The gradient of the desirability was higher in the simulated than in the experimental performed design. Both designs recommended an optimal feeding strategy with \(D_{\mathrm{Fed-batch opt,a}} = 0.88\) and \(D_{\mathrm{Fed-batch opt,b}} = 0.63\) for a start of feeding after \(96\,\hbox {h}\), \(F_{\mathrm{Glc}} = 222\,\hbox {mmol} \, \hbox {l}^{-1}\), \(F_{\mathrm{Gln}} = 9\,\hbox {mmol} \, \hbox {l}^{-1}\) and a feeding rate of \(3\,\hbox {ml} \, \hbox {d}^{-1}\). However, the shape and qualitative range of the simulated desirability (0.0–0.9) was higher than in the experimentally derived desirability (0.2–0.6). These variations are based on experimental variations in the experimental desirability with 29 experiments over up to 10 days. Furthermore, the fed-batch model parameters (see "Model extension: fed-batch" in section) are based on only four experiments and model parameters are uncertainty-based, in general, which was not considered in the simulated desirability.

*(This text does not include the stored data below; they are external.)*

inline PpIgemmPlan pp_plan_igemm(const PpIgemmFacts& f) {
  const PpConvSwitches& sw = pp_conv_switches();
  PpIgemmPlan pl = {};
  const int n_steps = pl.n_steps = f.kh * f.kw * (f.Cred / 32);
  const int n_cu = f.n_cu;
  if (f.listed) {
    pp_plan_listed(f, &pl);
    return pl;
  }
  if (pp_sw_conv4p()) {
    const long long a_bytes = f.src_rows * (long long)f.ld_src * 4, w_bytes = (long long)f.w_taps * f.w_rows * f.w_ld8 * 16;
    if (f.kh == 1 && f.kw == 1 && f.planes_in && !f.capture && !f.flags && !f.sc_on && f.div == 1 && f.Cred % 32 == 0 && f.ld_src % 8 == 0 &&
        a_bytes < (1ll << 31) && w_bytes < (1ll << 31) && f.src_rows > 0 && (f.planes_out || f.f32_out)) {
      const int p_splits = pp_sw_conv4p_splits();
      const long long tiles = (long long)((f.M + 127) / 128) * ((f.Nout + 127) / 128);
      int sp = 1;
      if (tiles * 4 < (long long)n_cu * 3 && f.ws) {
        sp = (int)(n_cu / tiles);
        while (sp > 1 && (n_steps / sp < 4 || (long long)sp * f.M * f.ld_out * 4 > f.ws_bytes)) --sp;
      }
      if (p_splits >= 1 && (p_splits == 1 || (f.ws && n_steps / p_splits >= 1 && (long long)p_splits * f.M * f.ld_out * 4 <= f.ws_bytes)))
        sp = p_splits;
      pl.family = PP_IGEMM4P;
      pl.tm = pl.tn = 2;
      pl.splits = sp;
      pl.stages = pp_sw_conv4p_nst();
      pl.n_tiles_n = (f.Nout + 127) / 128;
      const long long n_items = tiles * sp;
      pl.grid = (unsigned)(n_items < n_cu ? n_items : n_cu);
      pl.finish_blocks = sp > 1 ? pp_finish_blocks(f.M, f.Nout, n_cu) : 0u;
      pl.ws_need = sp > 1 ? (long long)sp * f.M * f.ld_out * 4 : 0;
      return pl;
    }
  }
  const bool fast = pp_igemm_fast_ok(f), x_ok = pp_igemm_x_ok(f);
  const bool may_split = pl.may_split = f.ws && (f.planes_out || f.f32_out) && !f.sc_on && fast;
  int tm = 1, tn = 1, splits = 1;
  pp_pick_tile3(f, n_steps, may_split, x_ok, &tm, &tn, &splits);
  pl.tm = tm;
  pl.tn = tn;
  pl.splits = splits;
  const int BM = 64 * tm, BN = 64 * tn;
  pl.n_tiles_n = (f.Nout + BN - 1) / BN;
  pl.grid = (unsigned)(((f.M + BM - 1) / BM) * pl.n_tiles_n * splits);
  pl.finish_blocks = splits > 1 ? pp_finish_blocks(f.M, f.Nout, n_cu) : 0u;
  pl.ws_need = splits > 1 ? (long long)splits * f.M * f.ld_out * 4 : 0;
  if (f.sc_on) {
    pl.family = PP_IGEMM3F_CLASS;
    return pl;
  }
  if (x_ok && (tm <= 2 || (f.planes_in && !f.capture))) {
    const int n_tiles_mx = (f.M + BM - 3) / (BM - 2);
    pl.skip_halo = f.max_sw + 1;
    pl.grid = (unsigned)(n_tiles_mx * pl.n_tiles_n * splits);
    pl.x_ty_inner = sw.x_order;
    const bool op = f.planes_out && splits == 1;
    if (tm <= 2 && f.capture) {
      pl.family = PP_IGEMM3X_CAPTURE;
      return pl;
    }
    if (tm == 2 && tn == 2 && pp_sw_dma() && f.planes_in && op && !f.flags && splits == 1 && f.kh == 3 && sw.x_order == 1 && f.w_rows % 128 == 0 &&
        f.Cred % 32 == 0) {
      const int BM4 = 256;
      const int n_tiles_m4 = (f.M + BM4 - 3) / (BM4 - 2);
      const int ntn = (f.Nout + 127) / 128;
      const int n_blk = n_tiles_m4 * ntn;
      const bool one_and_a_bit = n_blk > n_cu && n_blk < 2 * n_cu && (n_blk - n_cu) * 100 >= sw.dma_frac * n_cu;
      if (n_blk >= sw.dma_min || one_and_a_bit) {
        int full_rt = n_tiles_m4;
        const int rounds = (n_tiles_m4 * ntn) / n_cu;
        const int last = (n_tiles_m4 * ntn) % n_cu;
        if (sw.dma_tail && last != 0 && last * 100 < sw.dma_tail_frac * n_cu && rounds >= 2 && f.ws) full_rt = rounds * n_cu / ntn;
        const int m_split = full_rt * (BM4 - 2);
        int tail_splits = 0;
        if (full_rt < n_tiles_m4) {
          const int rem = f.M - m_split;
          const int n_rt = (rem + BM - 3) / (BM - 2);
          const int groups = f.kh * (f.Cred / 32);
          int sp = (3 * n_cu + n_rt * ntn - 1) / (n_rt * ntn);
          while (sp > 1 && (groups / sp < 4 || (long long)sp * rem * f.ld_out * 4 > f.ws_bytes)) --sp;
          if (sp > 1) tail_splits = sp;
          else full_rt = n_tiles_m4;
        }
        const int var = pp_sw_dma_var();
        pl.family = PP_IGEMM4X;
        pl.variant = (var == 0 || var == 2 || var == 3 || var == 4 || var == 9) ? var : 1;
        pl.n_tiles_n = ntn;
        pl.full_rt = full_rt;
        pl.grid = (unsigned)(full_rt * ntn);
        pl.tail_splits = tail_splits;
        if (tail_splits > 1) {
          const int rem = f.M - full_rt * (BM4 - 2);
          pl.tail_m_off = full_rt * (BM4 - 2);
          pl.tail_grid = (unsigned)(((rem + BM - 3) / (BM - 2)) * ntn * tail_splits);
          pl.finish_blocks = pp_finish_blocks(rem, f.Nout, n_cu);
          pl.ws_need = (long long)tail_splits * rem * f.ld_out * 4;
        }
        return pl;
      }
      if (pp_sw_dma2() && n_tiles_mx * ntn >= pp_sw_dma2_min()) {
        pl.family = PP_IGEMM4X2;
        pl.n_tiles_n = ntn;
        pl.grid = (unsigned)(n_tiles_mx * ntn);
        return pl;
      }
    }
    pl.family = f.planes_in ? (op ? PP_IGEMM3X_PP : PP_IGEMM3X_PF) : (op ? PP_IGEMM3X_FP : PP_IGEMM3X_FF);
    return pl;
  }
  pl.capture_first = f.capture;
  pl.family = fast ? PP_IGEMM3F : PP_IGEMM3;
  return pl;
}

The development and optimization of fed-batch strategies based on DoE requires many experiments (e.g., 29 for the shown example) including multidimensional optimization challenges. Only four experiments are needed for mDoE for the model-assisted reduction of the experimental space and a comparable prediction quality. No iterative re-estimations of the experimental space are necessary, which results in a reduction in the time needed for knowledge-based bioprocess development.

Conclusions

In this contribution, a novel concept for the combination of mathematical process models with DoE was applied to a medium optimization and the optimization of a bolus fed-batch strategy. A mathematical process model was estimated based on four experiments for each example and widely distributed boundary values for a DoE were evaluated using model predictions instead of laboratory experiments. The reduced experimental spaces were experimentally performed (DoE) and compared to the simulated DoE. The same optimal conditions were found for both examples (simulated and experimentally performed). No heuristic restrictions with several iterative rounds were necessary, because the mathematical process model incorporates the known factors and interactions and their dynamics in DoE. Furthermore, DoEs are typically based only on endpoints and different responses and endpoints can be tested using the kinetic model [7, 8]. mDoE can be applied if an understanding of the mechanistic relationships is known and this is seen as a meaningful decision making for process development and optimization using DoE in QbD. Further studies will focus on the model-assisted comparison of experimental designs and the combination of simulated and experimental data to further decrease the experimental effort in bioprocess development.